PROBLEM:
Go through the records below line by line and report how many lines include "template", giving the number only.

(Stored entries)

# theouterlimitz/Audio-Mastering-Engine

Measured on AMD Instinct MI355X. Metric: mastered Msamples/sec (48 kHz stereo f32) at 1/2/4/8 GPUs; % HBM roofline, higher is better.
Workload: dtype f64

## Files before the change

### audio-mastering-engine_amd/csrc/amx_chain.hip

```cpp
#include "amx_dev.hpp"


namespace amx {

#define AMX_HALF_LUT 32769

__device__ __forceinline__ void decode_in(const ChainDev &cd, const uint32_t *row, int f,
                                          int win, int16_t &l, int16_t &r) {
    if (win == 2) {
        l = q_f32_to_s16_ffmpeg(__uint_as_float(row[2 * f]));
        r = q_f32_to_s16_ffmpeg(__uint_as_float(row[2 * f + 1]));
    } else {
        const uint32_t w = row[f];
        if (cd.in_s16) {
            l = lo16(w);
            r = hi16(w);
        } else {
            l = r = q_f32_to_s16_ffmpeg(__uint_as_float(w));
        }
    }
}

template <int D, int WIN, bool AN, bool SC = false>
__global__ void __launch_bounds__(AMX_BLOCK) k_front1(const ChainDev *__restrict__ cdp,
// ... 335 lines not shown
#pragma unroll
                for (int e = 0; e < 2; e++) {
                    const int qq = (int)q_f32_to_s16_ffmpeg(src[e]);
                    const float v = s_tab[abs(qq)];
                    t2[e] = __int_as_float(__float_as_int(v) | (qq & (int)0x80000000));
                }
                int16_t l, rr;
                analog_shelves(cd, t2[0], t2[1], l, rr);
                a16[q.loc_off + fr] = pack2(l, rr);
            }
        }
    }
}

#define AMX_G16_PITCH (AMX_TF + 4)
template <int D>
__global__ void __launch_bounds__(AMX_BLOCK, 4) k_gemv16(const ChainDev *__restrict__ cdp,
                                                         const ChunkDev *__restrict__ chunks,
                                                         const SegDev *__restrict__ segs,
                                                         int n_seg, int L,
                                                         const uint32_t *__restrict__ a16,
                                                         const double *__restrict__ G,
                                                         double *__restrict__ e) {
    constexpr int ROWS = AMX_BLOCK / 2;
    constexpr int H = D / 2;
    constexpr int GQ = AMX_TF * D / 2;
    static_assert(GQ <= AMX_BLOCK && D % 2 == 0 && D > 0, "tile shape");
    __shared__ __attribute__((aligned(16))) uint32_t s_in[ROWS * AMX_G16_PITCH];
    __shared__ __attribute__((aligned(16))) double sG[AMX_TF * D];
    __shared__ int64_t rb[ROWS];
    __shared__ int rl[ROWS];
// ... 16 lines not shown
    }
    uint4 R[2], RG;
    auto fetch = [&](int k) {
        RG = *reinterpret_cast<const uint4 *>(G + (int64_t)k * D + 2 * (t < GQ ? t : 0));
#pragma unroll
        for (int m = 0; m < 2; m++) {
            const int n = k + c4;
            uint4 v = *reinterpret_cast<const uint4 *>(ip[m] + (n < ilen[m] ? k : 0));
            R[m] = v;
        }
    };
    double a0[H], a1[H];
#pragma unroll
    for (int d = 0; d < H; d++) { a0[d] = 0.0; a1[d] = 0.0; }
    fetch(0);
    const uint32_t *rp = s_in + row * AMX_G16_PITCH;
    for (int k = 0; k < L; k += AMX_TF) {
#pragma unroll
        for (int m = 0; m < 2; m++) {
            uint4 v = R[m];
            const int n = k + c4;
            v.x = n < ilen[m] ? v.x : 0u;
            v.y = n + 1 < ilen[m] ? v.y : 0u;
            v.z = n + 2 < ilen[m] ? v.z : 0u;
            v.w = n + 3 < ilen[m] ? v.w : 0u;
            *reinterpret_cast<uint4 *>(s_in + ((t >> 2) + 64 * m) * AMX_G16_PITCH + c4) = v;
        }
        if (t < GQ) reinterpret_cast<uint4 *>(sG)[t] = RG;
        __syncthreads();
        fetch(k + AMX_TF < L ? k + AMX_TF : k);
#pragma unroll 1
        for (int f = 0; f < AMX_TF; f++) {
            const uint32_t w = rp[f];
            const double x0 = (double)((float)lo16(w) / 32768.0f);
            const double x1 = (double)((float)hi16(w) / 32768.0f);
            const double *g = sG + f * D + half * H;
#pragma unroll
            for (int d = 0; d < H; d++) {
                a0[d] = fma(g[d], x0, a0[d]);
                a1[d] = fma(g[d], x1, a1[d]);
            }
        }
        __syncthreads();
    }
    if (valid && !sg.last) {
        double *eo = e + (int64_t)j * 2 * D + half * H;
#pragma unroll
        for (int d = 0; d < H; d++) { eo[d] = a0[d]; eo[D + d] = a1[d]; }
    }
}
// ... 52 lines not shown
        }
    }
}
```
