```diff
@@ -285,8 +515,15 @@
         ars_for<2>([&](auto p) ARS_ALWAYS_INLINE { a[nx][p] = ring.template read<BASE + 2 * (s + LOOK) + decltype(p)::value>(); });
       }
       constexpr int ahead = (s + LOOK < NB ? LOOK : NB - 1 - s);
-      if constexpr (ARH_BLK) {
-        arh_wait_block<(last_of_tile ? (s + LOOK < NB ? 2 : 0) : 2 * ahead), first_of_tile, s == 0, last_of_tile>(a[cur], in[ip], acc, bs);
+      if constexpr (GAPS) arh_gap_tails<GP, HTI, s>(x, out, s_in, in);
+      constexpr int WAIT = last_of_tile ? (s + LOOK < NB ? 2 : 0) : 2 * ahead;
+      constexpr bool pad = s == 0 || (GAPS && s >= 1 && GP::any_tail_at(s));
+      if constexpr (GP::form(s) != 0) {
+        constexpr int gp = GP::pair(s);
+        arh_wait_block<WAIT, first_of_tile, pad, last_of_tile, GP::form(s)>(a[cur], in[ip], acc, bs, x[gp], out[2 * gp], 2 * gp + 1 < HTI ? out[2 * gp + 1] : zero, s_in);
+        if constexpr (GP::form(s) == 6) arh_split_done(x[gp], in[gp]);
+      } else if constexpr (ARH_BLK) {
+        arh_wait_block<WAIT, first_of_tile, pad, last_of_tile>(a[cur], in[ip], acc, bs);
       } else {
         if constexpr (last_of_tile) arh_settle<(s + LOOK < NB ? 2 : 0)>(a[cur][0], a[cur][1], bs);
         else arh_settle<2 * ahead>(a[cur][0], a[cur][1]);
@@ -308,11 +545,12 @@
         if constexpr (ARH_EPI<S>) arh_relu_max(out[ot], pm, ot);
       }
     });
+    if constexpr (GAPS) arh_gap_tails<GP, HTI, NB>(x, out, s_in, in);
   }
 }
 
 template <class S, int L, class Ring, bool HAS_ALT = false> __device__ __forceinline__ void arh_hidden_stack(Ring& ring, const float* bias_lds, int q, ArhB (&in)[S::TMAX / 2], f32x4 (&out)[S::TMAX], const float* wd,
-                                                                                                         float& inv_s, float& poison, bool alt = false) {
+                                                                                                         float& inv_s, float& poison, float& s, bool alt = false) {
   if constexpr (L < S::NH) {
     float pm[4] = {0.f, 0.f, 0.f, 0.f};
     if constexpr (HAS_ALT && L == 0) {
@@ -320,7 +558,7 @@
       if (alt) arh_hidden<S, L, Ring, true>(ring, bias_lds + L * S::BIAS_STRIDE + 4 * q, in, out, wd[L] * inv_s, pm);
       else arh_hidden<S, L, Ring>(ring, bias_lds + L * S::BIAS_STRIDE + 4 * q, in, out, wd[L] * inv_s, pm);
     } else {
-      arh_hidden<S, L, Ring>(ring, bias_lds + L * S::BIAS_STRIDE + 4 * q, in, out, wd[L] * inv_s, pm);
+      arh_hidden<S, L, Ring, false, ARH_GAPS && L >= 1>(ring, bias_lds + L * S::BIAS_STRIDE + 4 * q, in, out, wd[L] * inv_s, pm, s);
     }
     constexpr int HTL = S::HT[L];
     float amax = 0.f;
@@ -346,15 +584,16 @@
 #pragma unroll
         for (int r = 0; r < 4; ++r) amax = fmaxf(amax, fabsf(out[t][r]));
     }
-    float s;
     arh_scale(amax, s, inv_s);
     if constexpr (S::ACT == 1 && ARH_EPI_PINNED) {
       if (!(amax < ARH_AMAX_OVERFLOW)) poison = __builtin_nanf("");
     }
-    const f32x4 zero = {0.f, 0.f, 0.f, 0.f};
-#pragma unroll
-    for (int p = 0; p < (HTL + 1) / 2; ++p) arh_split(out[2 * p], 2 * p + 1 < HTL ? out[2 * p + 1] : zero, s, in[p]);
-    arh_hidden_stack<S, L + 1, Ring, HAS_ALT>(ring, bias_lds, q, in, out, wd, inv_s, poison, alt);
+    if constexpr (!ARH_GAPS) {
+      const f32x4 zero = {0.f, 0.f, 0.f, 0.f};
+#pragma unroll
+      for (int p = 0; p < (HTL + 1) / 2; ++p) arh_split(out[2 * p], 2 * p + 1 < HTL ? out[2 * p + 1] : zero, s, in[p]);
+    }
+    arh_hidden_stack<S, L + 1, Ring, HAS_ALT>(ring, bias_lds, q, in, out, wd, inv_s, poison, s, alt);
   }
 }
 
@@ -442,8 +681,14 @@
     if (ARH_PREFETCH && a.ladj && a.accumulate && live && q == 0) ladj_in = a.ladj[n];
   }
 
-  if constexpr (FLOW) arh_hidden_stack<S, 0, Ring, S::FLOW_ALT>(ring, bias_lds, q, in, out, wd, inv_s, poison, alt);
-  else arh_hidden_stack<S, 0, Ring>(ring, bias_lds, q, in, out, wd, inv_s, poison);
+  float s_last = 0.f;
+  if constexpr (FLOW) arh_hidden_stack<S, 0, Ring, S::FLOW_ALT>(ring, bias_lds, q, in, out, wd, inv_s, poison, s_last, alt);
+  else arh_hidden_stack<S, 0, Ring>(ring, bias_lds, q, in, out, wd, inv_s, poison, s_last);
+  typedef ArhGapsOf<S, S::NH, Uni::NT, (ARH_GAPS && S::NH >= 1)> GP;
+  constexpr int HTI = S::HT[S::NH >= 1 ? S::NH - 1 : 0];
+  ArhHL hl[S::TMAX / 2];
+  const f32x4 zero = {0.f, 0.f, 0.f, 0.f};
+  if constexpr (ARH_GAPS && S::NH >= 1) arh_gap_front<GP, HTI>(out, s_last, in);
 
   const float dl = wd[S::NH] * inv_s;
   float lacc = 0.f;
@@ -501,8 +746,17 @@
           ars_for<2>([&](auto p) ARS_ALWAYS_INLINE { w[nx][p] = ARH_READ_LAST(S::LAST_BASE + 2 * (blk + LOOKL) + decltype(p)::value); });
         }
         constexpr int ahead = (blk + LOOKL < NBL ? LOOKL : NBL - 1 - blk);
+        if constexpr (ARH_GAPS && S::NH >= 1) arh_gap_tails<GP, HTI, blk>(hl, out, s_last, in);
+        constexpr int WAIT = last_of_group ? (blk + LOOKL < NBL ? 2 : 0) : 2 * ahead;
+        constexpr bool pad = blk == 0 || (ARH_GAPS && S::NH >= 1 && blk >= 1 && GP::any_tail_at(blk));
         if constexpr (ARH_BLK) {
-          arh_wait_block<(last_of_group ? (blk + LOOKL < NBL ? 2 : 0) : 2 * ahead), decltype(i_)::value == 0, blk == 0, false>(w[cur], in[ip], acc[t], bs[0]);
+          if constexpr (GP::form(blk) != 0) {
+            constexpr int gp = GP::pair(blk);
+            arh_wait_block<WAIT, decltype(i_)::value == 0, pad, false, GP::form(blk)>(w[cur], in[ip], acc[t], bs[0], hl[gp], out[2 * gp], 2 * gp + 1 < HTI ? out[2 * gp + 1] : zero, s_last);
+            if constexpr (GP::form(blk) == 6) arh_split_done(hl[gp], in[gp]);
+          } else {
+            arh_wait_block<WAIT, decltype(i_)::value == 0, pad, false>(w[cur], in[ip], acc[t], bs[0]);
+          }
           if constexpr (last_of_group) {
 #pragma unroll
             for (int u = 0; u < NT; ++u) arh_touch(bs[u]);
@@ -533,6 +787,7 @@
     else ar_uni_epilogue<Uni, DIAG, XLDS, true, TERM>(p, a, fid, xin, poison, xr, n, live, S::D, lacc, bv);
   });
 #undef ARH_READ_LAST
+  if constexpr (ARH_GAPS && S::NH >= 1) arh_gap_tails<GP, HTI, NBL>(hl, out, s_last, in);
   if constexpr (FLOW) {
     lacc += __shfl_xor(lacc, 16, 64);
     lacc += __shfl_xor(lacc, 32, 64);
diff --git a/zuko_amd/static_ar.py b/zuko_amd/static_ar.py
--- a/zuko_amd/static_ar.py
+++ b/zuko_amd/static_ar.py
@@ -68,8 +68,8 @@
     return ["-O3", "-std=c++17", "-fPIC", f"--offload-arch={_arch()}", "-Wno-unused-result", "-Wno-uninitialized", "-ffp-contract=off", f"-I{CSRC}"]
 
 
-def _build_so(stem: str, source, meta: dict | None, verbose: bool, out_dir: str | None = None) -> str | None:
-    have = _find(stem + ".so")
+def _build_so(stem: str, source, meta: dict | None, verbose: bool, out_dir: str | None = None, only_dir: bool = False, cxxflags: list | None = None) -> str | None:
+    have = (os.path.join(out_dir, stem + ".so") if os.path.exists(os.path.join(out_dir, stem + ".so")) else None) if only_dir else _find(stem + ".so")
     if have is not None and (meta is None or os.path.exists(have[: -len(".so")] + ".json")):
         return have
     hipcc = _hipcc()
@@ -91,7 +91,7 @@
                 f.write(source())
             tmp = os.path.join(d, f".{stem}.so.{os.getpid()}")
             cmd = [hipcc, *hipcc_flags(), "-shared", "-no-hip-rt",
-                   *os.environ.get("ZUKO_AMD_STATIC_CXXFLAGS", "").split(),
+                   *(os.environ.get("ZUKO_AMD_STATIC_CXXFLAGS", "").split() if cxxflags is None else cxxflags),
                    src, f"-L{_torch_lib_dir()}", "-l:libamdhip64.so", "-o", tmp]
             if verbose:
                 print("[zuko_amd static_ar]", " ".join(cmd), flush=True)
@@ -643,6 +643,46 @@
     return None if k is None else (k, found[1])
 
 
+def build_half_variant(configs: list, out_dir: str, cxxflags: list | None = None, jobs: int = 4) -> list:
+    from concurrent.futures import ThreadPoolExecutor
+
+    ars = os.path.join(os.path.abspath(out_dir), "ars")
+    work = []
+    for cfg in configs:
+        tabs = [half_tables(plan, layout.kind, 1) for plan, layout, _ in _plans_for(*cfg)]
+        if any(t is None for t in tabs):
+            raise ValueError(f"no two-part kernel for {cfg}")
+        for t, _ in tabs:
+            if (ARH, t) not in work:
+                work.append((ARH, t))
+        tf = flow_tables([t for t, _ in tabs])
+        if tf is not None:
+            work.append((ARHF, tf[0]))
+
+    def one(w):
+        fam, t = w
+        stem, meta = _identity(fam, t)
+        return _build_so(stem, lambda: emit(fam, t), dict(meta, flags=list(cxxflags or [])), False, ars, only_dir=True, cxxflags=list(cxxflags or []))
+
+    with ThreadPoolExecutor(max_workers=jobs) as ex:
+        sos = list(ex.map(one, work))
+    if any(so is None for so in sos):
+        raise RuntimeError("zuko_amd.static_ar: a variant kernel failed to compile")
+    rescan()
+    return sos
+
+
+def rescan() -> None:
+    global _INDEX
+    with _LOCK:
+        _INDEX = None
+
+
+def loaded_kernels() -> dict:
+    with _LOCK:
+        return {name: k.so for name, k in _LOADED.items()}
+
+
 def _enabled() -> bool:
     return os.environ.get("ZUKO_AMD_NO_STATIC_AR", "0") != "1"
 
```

FINISHED EXERCISE:
4